小説

『七番目の地蔵』裳下徹和(『笠地蔵』)

 伍助の家に着く前に、六体の地蔵に遭遇した。笠を被り道の端に並んでいる。
 後ろからの風に吹かれたのだろう。笠が前に傾き、顔が見えなくなっていた。一体一体笠に積もった雪を払い、角度を直す。静謐かつ慈悲深い顔が見えるようになった。
 被せられている笠は、伍助が提供したものだろう。なんとも心優しき男だ。
 私は、地蔵達に事件の解決を祈願し、再び歩き出す。
 村外れの伍助の家に着くと、母親のたえが床に伏せており、中年の女性が付き添っていた。
「伍助さんが亡くなってしまったので、私達が代わる代わる面倒みにきているんです」
 そう言って、女性は笑顔を浮かべる。
「たえさん。お坊さんが来てくれたよ」
 そう呼びかけられても、たえは何の反応も示さない。
 付き添いの女性が、悲し気に微笑みながら言ってくる。
「たえさんが調子の良い時に聞いた話だと、伍助さんがお地蔵様に笠を被せてあげたら、お礼に餅をもらったので、二人で食べたそうです。とても楽しかったと言っていました…。たえさん。
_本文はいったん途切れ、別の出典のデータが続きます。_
+struct PlanTag {
+    int X, Y, Z, zoff;
+    float w1, h1, d1, inv_w1, inv_h1;
+    int pos_div;
+    V3 bmin, size;
+    Pose T;
+    Intr K;
+    int img_w, img_h;
+    int bx, by, bz;
+};
+
+struct PlanRef {
+    uint4* entries;
+    size_t bytes;
+    PlanTag tag;
+    int valid;
+};
+
+constexpr int PLAN_BRICKS_PER_WG = 32;
+inline int plan_workgroups(const PlanGrid& g) { return ceil_div(g.nbx * g.nby * g.nbz, PLAN_BRICKS_PER_WG); }
+inline int plan_rows(const PlanGrid& g, int grid_x) { return ceil_div(plan_workgroups(g), grid_x); }
+
+struct PlanJob {
+    FuseParams p;
+    PlanGrid g;
+    uint4* out;
+};
+
+struct FusePlanUsed {
+    const uint4* entries;
+    PlanGrid g;
+    FuseParams p;
+};
+const FusePlanUsed* fuse_plan_last();
+
+__device__ __forceinline__ void plan_write(const FuseParams& p, uint4* __restrict__ plan, const PlanGrid g, int wg)
+{
+    const int n = g.nbx * g.nby * g.nbz;
+    if (wg * PLAN_BRICKS_PER_WG >= n) return;
+    const int b = min(wg * PLAN_BRICKS_PER_WG + (int)(threadIdx.x >> 3), n - 1);
+    const int bxi = b % g.nbx, byi = (b / g.nbx) % g.nby, bzi = b / (g.nbx * g.nby);
+    const int zbeg = bzi * FUSE_ZC, zend = min(zbeg + FUSE_ZC, p.Z);
+    const int c = (int)(threadIdx.x & 7);
+    const BrickCorner k = brick_corner<true>(p, c, bxi * TB_X, byi * TB_Y, TB_X, TB_Y, slice_z(p, (c & 4) ? zend - 1 : zbeg));
+    const FMin fmin2;
+    const FMax fmax2;
+    const float umin = wave8_combine(k.pu, fmin2), umax = wave8_combine(k.pu, fmax2);
+    const float vmin = wave8_combine(k.pv, fmin2), vmax = wave8_combine(k.pv, fmax2);
+    const float zmin = wave8_combine(k.Pc.z, fmin2);
+    const bool any_bad = ((__ballot(k.bad) >> (threadIdx.x & 56u)) & 0xFFull) != 0ull;
+    if ((threadIdx.x & 7) == 0) plan[b] = plan_entry(umin, umax, vmin, vmax, zmin, any_bad, p);
+}
+
+}
diff --git a/kangaroo_amd/csrc/kfx_device.h b/kangaroo_amd/csrc/kfx_device.h
--- a/kangaroo_amd/csrc/kfx_device.h
+++ b/kangaroo_amd/csrc/kfx_device.h
@@ -339,10 +339,15 @@
 int check_launch(const char* what);
 int hip_status(hipError_t e, const char* what);
 int math_mode();
+struct PlanJob;
+struct PlanRef;
+int fuse_plan_prepare(PlanJob* job, PlanRef* ref, const kfx_volume* vol, const kfx_image* depth, const kfx_image* norm, const float T_cw[12],
+                      const float K[4], float trunc_dist, float max_w, float mincostheta, unsigned flags);
 int depth_to_vbo_normals_texels(const kfx_image* vbo, const kfx_image* nrm, const kfx_image* depth, const float K[4], float scale,
-                                const kfx_image* texels, kfx_stream stream);
+                                const kfx_image* texels, const PlanJob* job, kfx_stream stream);
 int sdf_fuse_slab_texels(const kfx_volume* vol, const kfx_slab* slab, const kfx_image* depth, const kfx_image* norm, const kfx_image* texels,
                          const float T_cw[12], const float K[4], float trunc_dist, float max_w, float mincostheta, unsigned flags, kfx_stream stream);
 int sdf_fuse_texels(const kfx_volume* vol, kfx_sdf_summary* summary, const kfx_image* depth, const kfx_image* norm, const kfx_image* texels,
-                    const float T_cw[12], const float K[4], float trunc_dist, float max_w, float mincostheta, unsigned flags, kfx_stream stream);
-}
+                    const PlanRef* plan, const float T_cw[12], const float K[4], float trunc_dist, float max_w, float mincostheta, unsigned flags,
+                    kfx_stream stream);
+}
diff --git a/kangaroo_amd/csrc/preprocess.hip b/kangaroo_amd/csrc/preprocess.hip
--- a/kangaroo_amd/csrc/preprocess.hip
+++ b/kangaroo_amd/csrc/preprocess.hip
@@ -1,5 +1,6 @@
 
 #include "kfx_device.h"
+#include "fuse_plan.h"
 #include "host_args.h"
 #include "sensor_host.h"
 
@@ -245,14 +246,19 @@
     size_t tpitch;
     float* bmax;
     unsigned bw8;
+    int rows;
 };
 __device__ __forceinline__ float4 vertex_of(const VboNrmParams& p, int u, int v)
 {
     return depth_vertex(p.K, p.scale * reinterpret_cast<const float*>(p.in + (size_t)v * p.in_pitch)[u], u, v);
 }
-__global__ __launch_bounds__(256) void k_vbo_normals_f32(const VboNrmParams p)
+__global__ __launch_bounds__(256) void k_vbo_normals_f32(const VboNrmParams p, const PlanJob job)
 {
     __shared__ float s_max[PIX_H][8];
+    if ((int)blockIdx.y >= p.rows) {
+        plan_write(job.p, job.out, job.g, ((int)blockIdx.y - p.rows) * (int)gridDim.x + (int)blockIdx.x);
+        return;
+    }
     int u, v, lane, wv;
     pixel_xy(u, v, lane, wv);
     float d = -__builtin_inff();
@@ -649,17 +655,13 @@
     return guided_launch<unsigned char>(out, in, guide, gs, gr, gc, size, stream);
 }
 
-namespace kfx {
-int depth_to_vbo_normals_texels(const kfx_image* vbo, const kfx_image* nrm, const kfx_image* depth, const float K[4], float scale,
-                                const kfx_image* texels, kfx_stream stream);
-}
 extern "C" int kfx_depth_to_vbo_normals_f32(const kfx_image* vbo, const kfx_image* nrm, const kfx_image* depth, const float K[4], float scale,
                                             kfx_stream stream)
 {
-    return kfx::depth_to_vbo_normals_texels(vbo, nrm, depth, K, scale, nullptr, stream);
+    return kfx::depth_to_vbo_normals_texels(vbo, nrm, depth, K, scale, nullptr, nullptr, stream);
 }
 int kfx::depth_to_vbo_normals_texels(const kfx_image* vbo, const kfx_image* nrm, const kfx_image* depth, const float K[4], float scale,
-                                     const kfx_image* texels, kfx_stream stream)
+                                     const kfx_image* texels, const PlanJob* job, kfx_stream stream)
 {
     if (int e = check_image(vbo, 16, 0, 0, "DepthToVbo+Normals: vbo image")) return e;
     if (int e = check_image(nrm, 16, 0, 0, "DepthToVbo+Normals: normal image")) return e;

伍助さんが亡くなったこともわからないみたいです…」
 結局冷たくなった伍助を発見したのは、次の日新年の挨拶に訪れた村人だった。
 話をしながら、女性は涙ぐんでいた。
 わからない方が、幸せなのかもしれない。
 私はたえとの会話を切り上げ、埋葬せずに保管してあった伍助の遺体を検分することにした。
 すき間風吹きこむ寒い土間におかれていたので、遺体の状態は悪くない。
 外傷はない。死因は窒息死で間違いないだろう。
 喉に詰まっていたという餅も保管されていた。細長く伸びた餅が固まっている。
 手に取って調べてみる。一見すると普通の餅に見えた
 念の為、囲炉裏の火で炙った後に、自分のだ液を吹きかけてみる。
 これはただの餅ではなく、殺生餅だ。
 餅はもともと喉につまりやすい食べ物ではあるが、殺生餅は、さらにつまりやすくした、食べ物だ。害獣駆除、暗殺にも使われる。
 これはただの事故ではない。誰かの殺意が働いている。
 村の人と話を聞いてみたいが、なかなか口を開いてもらえなさそうだ。仕方ないので、子供の方から攻めよう。
 村の中央部に戻ると、子供達が外に出て遊んでいた。私に気付き、怖れと好奇心が入り混じった目を向けてくる。
 私は努めて明るく優しい声で言った。